# Who makes there own fishing equipment like I do?



## steve the brain (Sep 28, 2016)

Who makes there own fishing equipment like I do?

I prefer to make certain things here’s my new bait pole/gaff/new cooler lid old lid flew away (hope it didn’t break someones windshield) new street sign lid is much better. I also slapped together a live well (more on that latter)

Gaff is done it’s much stronger than the broom handle I’ve been using. I also have a 2’ gaff.

Working on the bait pole however I’m reluctant to use the current piece of cain notice the curve, when I cut this cain I stuffed it into the van and it bent a tad and now is staying that curved shape.

Mite be better to get a straighter piece of cain for bait pole.

Next on my list is relaceing the big net (it has two big holes) I still use it but it’s on the list, then I make a small live well net.

Future cain project will include but not limited to.
Oars to be ocean strength, push pole for shallow drafting, surports for my sun shade roof extension ect.

thanks for any tips
STB


----------



## JoeyWelch (Sep 25, 2009)

Gaffing those catfish are ya!


----------



## bigrick (Sep 29, 2010)

Keep me updated on those ocean strength oars. I might buy a couple


----------



## jcasey (Oct 12, 2007)

Zebco 202. Ahh. I Remember getting one of those when I was 7 years old. I can't wait to see the pictures of the livewell that you slapped together.


----------



## steve the brain (Sep 28, 2016)

jlw1972 said:


> Gaffing those catfish are ya!


no when I get that devil fish up to surface I have 41" spear aimed at just behind it's head think i'll try for him wensday.



bigrick said:


> Keep me updated on those ocean strength oars. I might buy a couple


will do 



jcasey said:


> Zebco 202. Ahh. I Remember getting one of those when I was 7 years old. I can't wait to see the pictures of the livewell that you slapped together.


yes brings back childhood fishing memeory fishing w/ kid sister.

my first reel/rod combo was the white zebco101 I hope I can rinse it well enough after saltwater bait fishing.like in harbor or under bridge.

the live well is just a bilge pump inside a cooler this pump will also be an emgergency bilge pump.


----------



## stevenattsu (Apr 24, 2009)

Looks good Capt


----------



## steve the brain (Sep 28, 2016)

jcasey said:


> Zebco 202. Ahh. I Remember getting one of those when I was 7 years old. I can't wait to see the pictures of the livewell that you slapped together.


here you go on the LW

the parts I bought was a actualle kit (brand new it's like $40. I purchased as a none working kit cheap. I'll post a link to the product.

the only piece that wasn't working was the pump which I replaced.
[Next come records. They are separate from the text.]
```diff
@@ -708,27 +972,27 @@
 #endif
 }
 
-template <int NTN, int KO = 0, int CPB = 1>
+template <int NTN, int KO = 0, int CPB = 1, bool PASSES = false>
 hipError_t launch_w4r(const ConvParams& p, const W4Geo& g, int n_blocks, hipStream_t s) {
   const dim3 grid(n_blocks), block(W4R_THREADS);
   if (!(p.vflags & CLASFV_VARIANT_W4R_CACHED_STORES)) {
     if (p.y_c8 && p.relu) {
-      CLASFV_LAUNCH((conv_wino4r<NTN, true, KO, true, CPB, true>), grid, block, 0, s, p, g);
+      CLASFV_LAUNCH((conv_wino4r<NTN, true, KO, true, CPB, true, PASSES>), grid, block, 0, s, p, g);
       return hipGetLastError();
     }
     if (p.relu) {
-      CLASFV_LAUNCH((conv_wino4r<NTN, false, KO, true, CPB, true>), grid, block, 0, s, p, g);
+      CLASFV_LAUNCH((conv_wino4r<NTN, false, KO, true, CPB, true, PASSES>), grid, block, 0, s, p, g);
       return hipGetLastError();
     }
   }
   if (p.y_c8 && p.relu)
-    CLASFV_LAUNCH((conv_wino4r<NTN, true, KO, true, CPB>), grid, block, 0, s, p, g);
+    CLASFV_LAUNCH((conv_wino4r<NTN, true, KO, true, CPB, false, PASSES>), grid, block, 0, s, p, g);
   else if (p.relu)
-    CLASFV_LAUNCH((conv_wino4r<NTN, false, KO, true, CPB>), grid, block, 0, s, p, g);
+    CLASFV_LAUNCH((conv_wino4r<NTN, false, KO, true, CPB, false, PASSES>), grid, block, 0, s, p, g);
   else if (p.y_c8)
-    CLASFV_LAUNCH((conv_wino4r<NTN, true, KO, false, CPB>), grid, block, 0, s, p, g);
+    CLASFV_LAUNCH((conv_wino4r<NTN, true, KO, false, CPB, false, PASSES>), grid, block, 0, s, p, g);
   else
-    CLASFV_LAUNCH((conv_wino4r<NTN, false, KO, false, CPB>), grid, block, 0, s, p, g);
+    CLASFV_LAUNCH((conv_wino4r<NTN, false, KO, false, CPB, false, PASSES>), grid, block, 0, s, p, g);
   return hipGetLastError();
 }
 
@@ -848,10 +1112,15 @@
          wino4_geometry(p, &g, &nb, 16 * ntn, W4W_FILL) && g.LNI <= W4R_MAX_LNI;
 }
 
-static void w4r_stagger(const ConvParams& p, int ntn, int n_blocks, W4Geo* g) {
+static void w4r_stagger(const ConvParams& p, int ntn, int n_blocks, bool passes, W4Geo* g) {
   if (n_blocks < 16 * 256) return;
+  if (passes) return;
   g->stagger_groups = 8;
   g->stagger = (1370 + 264 * (p.Cin / 8) * ntn / 9) / 8;
+}
+
+static bool w4r_passes(const ConvParams& p, int ntn) {
+  return ntn == 9 && p.Cin == 64 && !(p.vflags & W4R_VFLAG_ONE_PASS);
 }
 
 hipError_t launch_wino4r(const ConvParams& p, hipStream_t s) {
@@ -860,7 +1129,9 @@
   int nb;
   const int ntn = wino4r_ntn(p.Cout);
   wino4_geometry(p, &g, &nb, 16 * ntn, W4W_FILL);
-  w4r_stagger(p, ntn, nb, &g);
+  const bool passes = w4r_passes(p, ntn);
+  w4r_stagger(p, ntn, nb, passes, &g);
+  if (passes) return launch_w4r<9, 0, W4R_PASSES_CPB, true>(p, g, nb, s);
   return ntn == 9 ? launch_w4r<9>(p, g, nb, s) : launch_w4r<6>(p, g, nb, s);
 }
 
@@ -935,6 +1206,21 @@
   int nb;
   wino4_geometry(p, &g, &nb, 144, W4W_FILL);
   if (const char* e = getenv("CB_W4R_STAGGER")) sscanf(e, "%d,%d", &g.stagger, &g.stagger_groups);
+  if (w4r_passes(p, 9)) {
+    switch (ko) {
+      case 1: return launch_w4r<9, 1, W4R_PASSES_CPB, true>(p, g, nb, s);
+      case 4: return launch_w4r<9, 4, W4R_PASSES_CPB, true>(p, g, nb, s);
+      case 128: return launch_w4r<9, 128, W4R_PASSES_CPB, true>(p, g, nb, s);
+      case 512: return launch_w4r<9, 512, W4R_PASSES_CPB, true>(p, g, nb, s);
+      case 0: return launch_w4r<9, 0, W4R_PASSES_CPB, true>(p, g, nb, s);
+      case 224: return launch_w4r<9, 0, 1, true>(p, g, nb, s);
+      case 32: return launch_w4r<9, 0, 2, true>(p, g, nb, s);
+      case 96: return launch_w4r<9, 0, 3, true>(p, g, nb, s);
+      case 192: return launch_w4r<9, 0, 6, true>(p, g, nb, s);
+      case 160: return launch_w4r<9, 0, 0, true>(p, g, nb, s);
+      default: return hipErrorInvalidValue;
+    }
+  }
   switch (ko) {
     case 1: return launch_w4r<9, 1>(p, g, nb, s);
     case 2: return launch_w4r<9, 2>(p, g, nb, s);
diff --git a/fully-automated-multi-heartbeat-echocardiography-video-segmentation-and-motion-tracking_amd/model.py b/fully-automated-multi-heartbeat-echocardiography-video-segmentation-and-motion-tracking_amd/model.py
--- a/fully-automated-multi-heartbeat-echocardiography-video-segmentation-and-motion-tracking_amd/model.py
+++ b/fully-automated-multi-heartbeat-echocardiography-video-segmentation-and-motion-tracking_amd/model.py
@@ -39,6 +39,12 @@
         old = self.lib.clasfv_get_kernel_variants(self.h)
         _lib.check(self.lib.clasfv_set_kernel_variants(self.h, flags), "clasfv_set_kernel_variants")
         return tuple(n for n, b in _lib.VARIANTS.items() if old & b)
+
+    def set_w4r_one_pass(self, enable=True):
+        old = self.lib.clasfv_set_w4r_one_pass(self.h, 1 if enable else 0)
+        if old < 0:
+            _lib.check(old, "clasfv_set_w4r_one_pass")
+        return bool(old)
 
     def __del__(self):
         try:
diff --git a/include/clasfv.h b/include/clasfv.h
--- a/include/clasfv.h
+++ b/include/clasfv.h
@@ -67,6 +67,8 @@
 int clasfv_set_kernel_variants(clasfv_t h, int flags);
 int clasfv_get_kernel_variants(clasfv_t h);
 
+int clasfv_set_w4r_one_pass(clasfv_t h, int enable);
+
 int clasfv_set_kernel_timing(clasfv_t h, int enable);
 int clasfv_kernel_timing(clasfv_t h, int cap, const char** names, int* launches, double* ms,
                          double* gflop, double* xgflop);
```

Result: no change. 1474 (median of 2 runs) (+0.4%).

I also have the troll a bait, another buckect type LW they usaalley hang off in the Gulf. I like to use the buckect for my fresh water shad (they seam to kill themselves ramming there heads into a square container they live a little bit in a round container.

BTW I looked at some of the fish you have been catching congrates on some excellent catchs



stevenattsu said:


> Looks good Capt


thanks for the kind words.
STB


----------



## NoMoSurf (Oct 2, 2007)

Are those guides hand made from bicycle spokes?


----------



## kingfish501 (Oct 7, 2007)

Okay...I've got to know. Is this guy for real or someone playing a version of Forrest Gump?


----------



## Splittine (Nov 24, 2007)

kingfish501 said:


> Okay...I've got to know. Is this guy for real or someone playing a version of Forrest Gump?


My guess is troll


----------



## MrFish (Aug 21, 2009)

I like to build my own outboards. I've got a 496 inverted getting ready to mount it on the lower from a 115 Yamaha. Next I might try a Cummins.

I'm gonna counter the weight with fat friends and sacks of concrete in the bow.


----------



## steve the brain (Sep 28, 2016)

NoMoSurf said:


> Are those guides hand made from bicycle spokes?


 yes


----------



## NoMoSurf (Oct 2, 2007)

MrFish said:


> I like to build my own outboards. I've got a 496 inverted getting ready to mount it on the lower from a 115 Yamaha. Next I might try a Cummins.
> 
> I'm gonna counter the weight with fat friends and sacks of concrete in the bow.


Se7en Marine is gonna get the patent attorneys after you...


----------



## kmerr80 (Oct 28, 2013)

I knew it!! You had to be a bammer


----------



## FleaBag (Oct 19, 2016)

*Auburn Class Ring with built in nose picker*


----------



## steve the brain (Sep 28, 2016)

kmerr80 said:


> I knew it!! You had to be a bammer


 you see one of three floor mats two regular floor mat size second a large A mat.

I decided against using the zebco 202 on a cain I got this instead http://www.ebay.com/itm/11215302159...49&var=412274031594&ssPageName=STRK:MEBIDX:IT

I will use the two cains as cains w/ bobers.

the telescopetic rod looks kindof good if it's decent I already have a spot picked out for mounting (under HT) w/ clips.

I keep forgetting I need to slap together a small bait in live well net. how do you Guy's make you'r bait nets?
STB


----------



## steve the brain (Sep 28, 2016)

live net one proballey make live net two later


the coat hangers are rust proof galinized metal.

cpn,stb


----------